» WHAT YOU ARE ASKED TO DO
Write out again each line of the material below, unchanged, from the first one to the line that holds "const int grp = wg & 7;".

» RAW DATA

typedef unsigned long long p_u64;
__device__ __forceinline__ p_u64 ld_gran(const p_u64* p) { return __hip_atomic_load(p, __ATOMIC_RELAXED, __HIP_MEMORY_SCOPE_AGENT); }
__device__ __forceinline__ void st_gran(p_u64* p, p_u64 v) { __hip_atomic_store(p, v, __ATOMIC_RELAXED, __HIP_MEMORY_SCOPE_AGENT); }
__device__ __forceinline__ double p_join(p_u64 gran, int lane) {
  const unsigned mine = (unsigned)gran, other = (unsigned)dpp_i<DPP_QP_1032>((int)mine);
  const unsigned lo = (lane & 1) ? other : mine, hi = (lane & 1) ? mine : other;
  return __hiloint2double((int)hi, (int)lo);
}
__device__ __forceinline__ p_u64 p_split(double v, int lane, unsigned gen) {
  const unsigned half = (lane & 1) ? (unsigned)__double2hiint(v) : (unsigned)__double2loint(v);
  return ((p_u64)gen << 32) | half;
}
__device__ __forceinline__ double p_rows4(double v, bool is_max, double* scr, int lane) {
  scr[lane] = v;
  asm volatile("s_waitcnt lgkmcnt(0)" ::: "memory");
  const int c = lane & 15;
  const double a0 = scr[c], a1 = scr[16 + c], a2 = scr[32 + c], a3 = scr[48 + c];
  asm volatile("s_waitcnt lgkmcnt(0)" ::: "memory");
  return is_max ? fmax(fmax(a0, a1), fmax(a2, a3)) : (a0 + a1) + (a2 + a3);
}
template <bool ALL_SUM = false>
__device__ inline bool p_grid_reduce(const PersistArgs& p, unsigned gen, const double* rec , double* part, double* summ,
                                     int* s_abort, int wave, int lane, int wg) {
  const int g16 = lane & 15, f = g16 >> 1, m4 = lane >> 4;
  const bool fmaxop = !ALL_SUM && ((f == 4) || (p.red_max && f < 3));
  if (lane < P_NREC) {
    double v = rec[0];
#pragma unroll
    for (int q = 1; q < P_NREC; ++q) v = (lane == q) ? rec[q] : v;
    part[wave * P_NREC + lane] = v;
  }
  __syncthreads();
  const int n_grp = p.n_wg < 8 ? p.n_wg : 8;
  const int grp = wg & 7;
  unsigned* abort_flag = p.counters + 9 * 32;
  p_u64* wrec = (p_u64*)p.wg_rec + (size_t)(gen & 1) * p.n_wg * 16;
  p_u64* grec = (p_u64*)p.grp_rec + (size_t)(gen & 1) * 8 * 16;
  double* scr = part + PW * P_NREC + P_NREC + 4;
  if (wave == 0) {
    bool ok = true;
    double v = part[f];
#pragma unroll
    for (int w = 1; w < PW; ++w) { const double u = part[w * P_NREC + f]; v = fmaxop ? fmax(v, u) : v + u; }
    if (p.n_wg > 1) {
      if (lane < 16) st_gran(wrec + (size_t)wg * 16 + g16, p_split(v, lane, gen));
      const long long t0 = wall_clock64();
      if (wg < n_grp) {
        const int members = (p.n_wg - grp + 7) >> 3;
        p_u64 x[8];
        for (;;) {
          bool all = true;
          const unsigned ab = ld_agent_u(abort_flag);
#pragma unroll
          for (int q = 0; q < 8; ++q) {
            const int mm = q * 4 + m4;
            x[q] = mm < members ? ld_gran(wrec + (size_t)(grp + 8 * mm) * 16 + g16) : ((p_u64)gen << 32);
            all = all && (unsigned)(x[q] >> 32) == gen;
          }
          if (__all(all)) break;
          if (ab != 0u) { ok = false; break; }
          if (wall_clock64() - t0 > p.spin_ticks) { __hip_atomic_store(abort_flag, 1u | (gen << 8), __ATOMIC_RELAXED, __HIP_MEMORY_SCOPE_AGENT); ok = false; break; }
          __builtin_amdgcn_s_sleep(1);
        }
        double acc = (m4 < members) ? p_join(x[0], lane) : 0.0;
#pragma unroll
        for (int q = 1; q < 8; ++q) {
          const double u = (q * 4 + m4 < members) ? p_join(x[q], lane) : 0.0;
          acc = fmaxop ? fmax(acc, u) : acc + u;
        }
        acc = p_rows4(acc, fmaxop, scr, lane);
        if (lane < 16) st_gran(grec + (size_t)grp * 16 + g16, p_split(acc, lane, gen));
      }
      p_u64 y[2];
      for (;;) {
        bool all = true;
        const unsigned ab = ok ? ld_agent_u(abort_flag) : 1u;
#pragma unroll
        for (int q = 0; q < 2; ++q) {
          const int gg = q * 4 + m4;
          y[q] = (ok && gg < n_grp) ? ld_gran(grec + (size_t)gg * 16 + g16) : ((p_u64)gen << 32);
          all = all && (unsigned)(y[q] >> 32) == gen;
        }
        if (__all(all) || !ok) break;
        if (ab != 0u) { ok = false; break; }
        if (wall_clock64() - t0 > p.spin_ticks) { __hip_atomic_store(abort_flag, 2u | (gen << 8), __ATOMIC_RELAXED, __HIP_MEMORY_SCOPE_AGENT); ok = false; break; }
        __builtin_amdgcn_s_sleep(1);
      }
      double acc = (m4 < n_grp) ? p_join(y[0], lane) : 0.0;
      { const double u = (4 + m4 < n_grp) ? p_join(y[1], lane) : 0.0; acc = fmaxop ? fmax(acc, u) : acc + u; }
      v = p_rows4(acc, fmaxop, scr, lane);
    }
    if (lane < 16 && !(lane & 1)) summ[f] = v;
    if (lane == 0) *s_abort = ok ? 0 : 1;
  }
  __syncthreads();
  return *s_abort == 0;
}

__device__ __forceinline__ double p_coef(double tau0, const double* tsl, int head, int kk, int np, int nkm1, int nkp1, bool lte, double hh, int lane, double& a0) {
  double tau[9];
  tau[0] = tau0;
#pragma unroll
  for (int i = 1; i < 9; ++i) tau[i] = tsl[(head - (i - 1)) & 7];
  const int set = lane >> 3, j = lane & 7;
  const double tj = j == 0 ? tau0 : tsl[(head - (j - 1)) & 7];
  const int n = set == 0 ? kk : set == 1 ? np : set == 2 ? nkm1 : set == 3 ? nkp1 : 0;
  const int lo = set == 0 ? 0 : 1;
  double num = 1.0, den = 1.0;
#pragma unroll
  for (int i = 0; i < 8; ++i) {
    const bool in_n = i >= 1 && i <= n && i != j, in_d = i >= lo && i <= n && i != j;
    num *= in_n ? tau[0] - tau[i] : 1.0;
    den *= in_d ? tj - tau[i] : 1.0;
  }
  if (!(set <= 3 && j >= 1 && j <= n)) { num = 0.0; den = 1.0; }
  double tk0 = tau[1], tk1 = tau[1], tk2 = tau[1];
#pragma unroll
  for (int i = 1; i < 9; ++i) { tk0 = (kk == i) ? tau[i] : tk0; tk1 = (kk + 1 == i) ? tau[i] : tk1; tk2 = (kk + 2 == i) ? tau[i] : tk2; }
  if (set == 4) {
    if (j >= 1 && j <= 5) { num = j <= kk ? 1.0 : 0.0; den = tau[0] - tj; }
    else if (j == 6) { num = lte ? hh : 0.0; den = tau[0] - tk1; }
    else if (j == 7) { num = nkm1 > 0 ? hh : 0.0; den = tau[0] - tk0; }
  } else if (set == 5 && j == 0) { num = nkp1 > 0 ? hh : 0.0; den = tau[0] - tk2; }
  if (num == 0.0) den = 1.0;
  const double q = num / den;
  a0 = bcast(row_sum<16>((set == 4 && j >= 1 && j <= 5) ? q : 0.0), 32);
  return q;
}
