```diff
@@ -2651,6 +2795,22 @@
          geom->padW == 1 && !geom->ups && geom->Ho == 2 * geom->Hi && geom->Wo == 2 * geom->Wi && !has1 && !masks &&
          C0 % 32 == 0 && Cout % 32 == 0 && CoutP == Cout;
 }
+constexpr int C1S_LDS_MAX = 160 * 1024;
+static size_t conv1x1_lds_bytes(int kg, int pt, int Cout, int nw) {
+  return (size_t)Cout * 16 * kg * 4 + (pt == 4 ? (size_t)nw * 16 * pt * C1_LP * 4 : 0);
+}
+static int conv1x1_lds_waves(int kg, int pt, int Cout, int64_t Mtot) {
+  if (Mtot / (64 * pt) < 768 || kg < 4 || (size_t)Cout * 16 * kg * 4 > 128 * 1024) return 0;
+  int best = 0, best_waves = 0;
+  for (int nw : {4, 8}) {
+    const size_t lds = conv1x1_lds_bytes(kg, pt, Cout, nw);
+    if (lds > (size_t)C1S_LDS_MAX) break;
+    const int waves = std::min(12, (int)(C1S_LDS_MAX / lds) * nw);
+    if (waves > best_waves) { best = nw; best_waves = waves; }
+  }
+  return best;
+}
+
 static ConvRoute conv_route(const msgm_conv_geom_t* geom, int32_t C0, bool has1, int32_t C1, int32_t Cout, int32_t CoutP,
                             bool masks, bool both_extra = false , bool any_size = false) {
   ConvRoute r{};
@@ -2666,7 +2826,11 @@
   if (conv_same(geom) && geom->KH == 1 && geom->KW == 1 && !geom->ups && fast && !masks && (Mtot >= 4096 || any_size) &&
       (kg == 2 || kg == 4 || kg == 6 || kg == 8 || kg == 12 || kg == 16) && Cout % 16 == 0 && !both_extra) {
     const int pt = kg <= 4 ? 4 : (kg <= 8 ? 2 : (kg == 12 && (geom->Ho * geom->Wo) % 32 == 0 ? 2 : 1));
-    if ((geom->Ho * geom->Wo) % (16 * pt) == 0) { r.kind = 1; r.kg = kg; r.pt = pt; return r; }
+    if ((geom->Ho * geom->Wo) % (16 * pt) == 0) {
+      r.kind = 1; r.kg = kg; r.pt = pt;
+      r.nw = conv1x1_lds_waves(kg, pt, Cout, Mtot);
+      return r;
+    }
   }
   if (conv_tile_eligible(geom, C0, has1, C1, CoutP)) {
     r.kind = 2;
@@ -2776,6 +2940,18 @@
     if (split > ntile) split = ntile;
     const int ct_per = (ntile + split - 1) / split, gy = (ntile + ct_per - 1) / ct_per;
     const bool extra = accumulate || A.residual;
+    if (rt.nw && !A.in_scale && !A.cstat) {
+      const size_t lds = conv1x1_lds_bytes(rt.kg, rt.pt, Cout, rt.nw);
+      switch (rt.kg) {
+        case 4: conv1x1_lds_dispatch<4, 4>(rt.nw, extra, A, P, Mtot, lds, S(stream)); break;
+        case 6: conv1x1_lds_dispatch<2, 6>(rt.nw, extra, A, P, Mtot, lds, S(stream)); break;
+        case 8: conv1x1_lds_dispatch<2, 8>(rt.nw, extra, A, P, Mtot, lds, S(stream)); break;
+        case 12: if (rt.pt == 2) conv1x1_lds_dispatch<2, 12>(rt.nw, extra, A, P, Mtot, lds, S(stream));
+                 else conv1x1_lds_dispatch<1, 12>(rt.nw, extra, A, P, Mtot, lds, S(stream)); break;
+        default: conv1x1_lds_dispatch<1, 16>(rt.nw, extra, A, P, Mtot, lds, S(stream)); break;
+      }
+      return msgm_check_launch();
+    }
 #define C1_LAUNCH(PT_, KG_)                                                                                          \
   do {                                                                                                               \
     if (extra) hipLaunchKernelGGL((k_conv1x1<PT_, KG_, 1>), dim3((unsigned)wgs, (unsigned)gy), dim3(256), 0, S(stream), A, P, (long)Mtot, ct_per); \
```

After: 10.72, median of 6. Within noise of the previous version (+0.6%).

» REPLY
typedef unsigned long long p_u64;
__device__ __forceinline__ p_u64 ld_gran(const p_u64* p) { return __hip_atomic_load(p, __ATOMIC_RELAXED, __HIP_MEMORY_SCOPE_AGENT); }
__device__ __forceinline__ void st_gran(p_u64* p, p_u64 v) { __hip_atomic_store(p, v, __ATOMIC_RELAXED, __HIP_MEMORY_SCOPE_AGENT); }
__device__ __forceinline__ double p_join(p_u64 gran, int lane) {
  const unsigned mine = (unsigned)gran, other = (unsigned)dpp_i<DPP_QP_1032>((int)mine);
  const unsigned lo = (lane & 1) ? other : mine, hi = (lane & 1) ? mine : other;
  return __hiloint2double((int)hi, (int)lo);
}
__device__ __forceinline__ p_u64 p_split(double v, int lane, unsigned gen) {
  const unsigned half = (lane & 1) ? (unsigned)__double2hiint(v) : (unsigned)__double2loint(v);
  return ((p_u64)gen << 32) | half;
}
__device__ __forceinline__ double p_rows4(double v, bool is_max, double* scr, int lane) {
  scr[lane] = v;
  asm volatile("s_waitcnt lgkmcnt(0)" ::: "memory");
  const int c = lane & 15;
  const double a0 = scr[c], a1 = scr[16 + c], a2 = scr[32 + c], a3 = scr[48 + c];
  asm volatile("s_waitcnt lgkmcnt(0)" ::: "memory");
  return is_max ? fmax(fmax(a0, a1), fmax(a2, a3)) : (a0 + a1) + (a2 + a3);
}
template <bool ALL_SUM = false>
__device__ inline bool p_grid_reduce(const PersistArgs& p, unsigned gen, const double* rec , double* part, double* summ,
                                     int* s_abort, int wave, int lane, int wg) {
  const int g16 = lane & 15, f = g16 >> 1, m4 = lane >> 4;
  const bool fmaxop = !ALL_SUM && ((f == 4) || (p.red_max && f < 3));
  if (lane < P_NREC) {
    double v = rec[0];
#pragma unroll
    for (int q = 1; q < P_NREC; ++q) v = (lane == q) ? rec[q] : v;
    part[wave * P_NREC + lane] = v;
  }
  __syncthreads();
  const int n_grp = p.n_wg < 8 ? p.n_wg : 8;
  const int grp = wg & 7;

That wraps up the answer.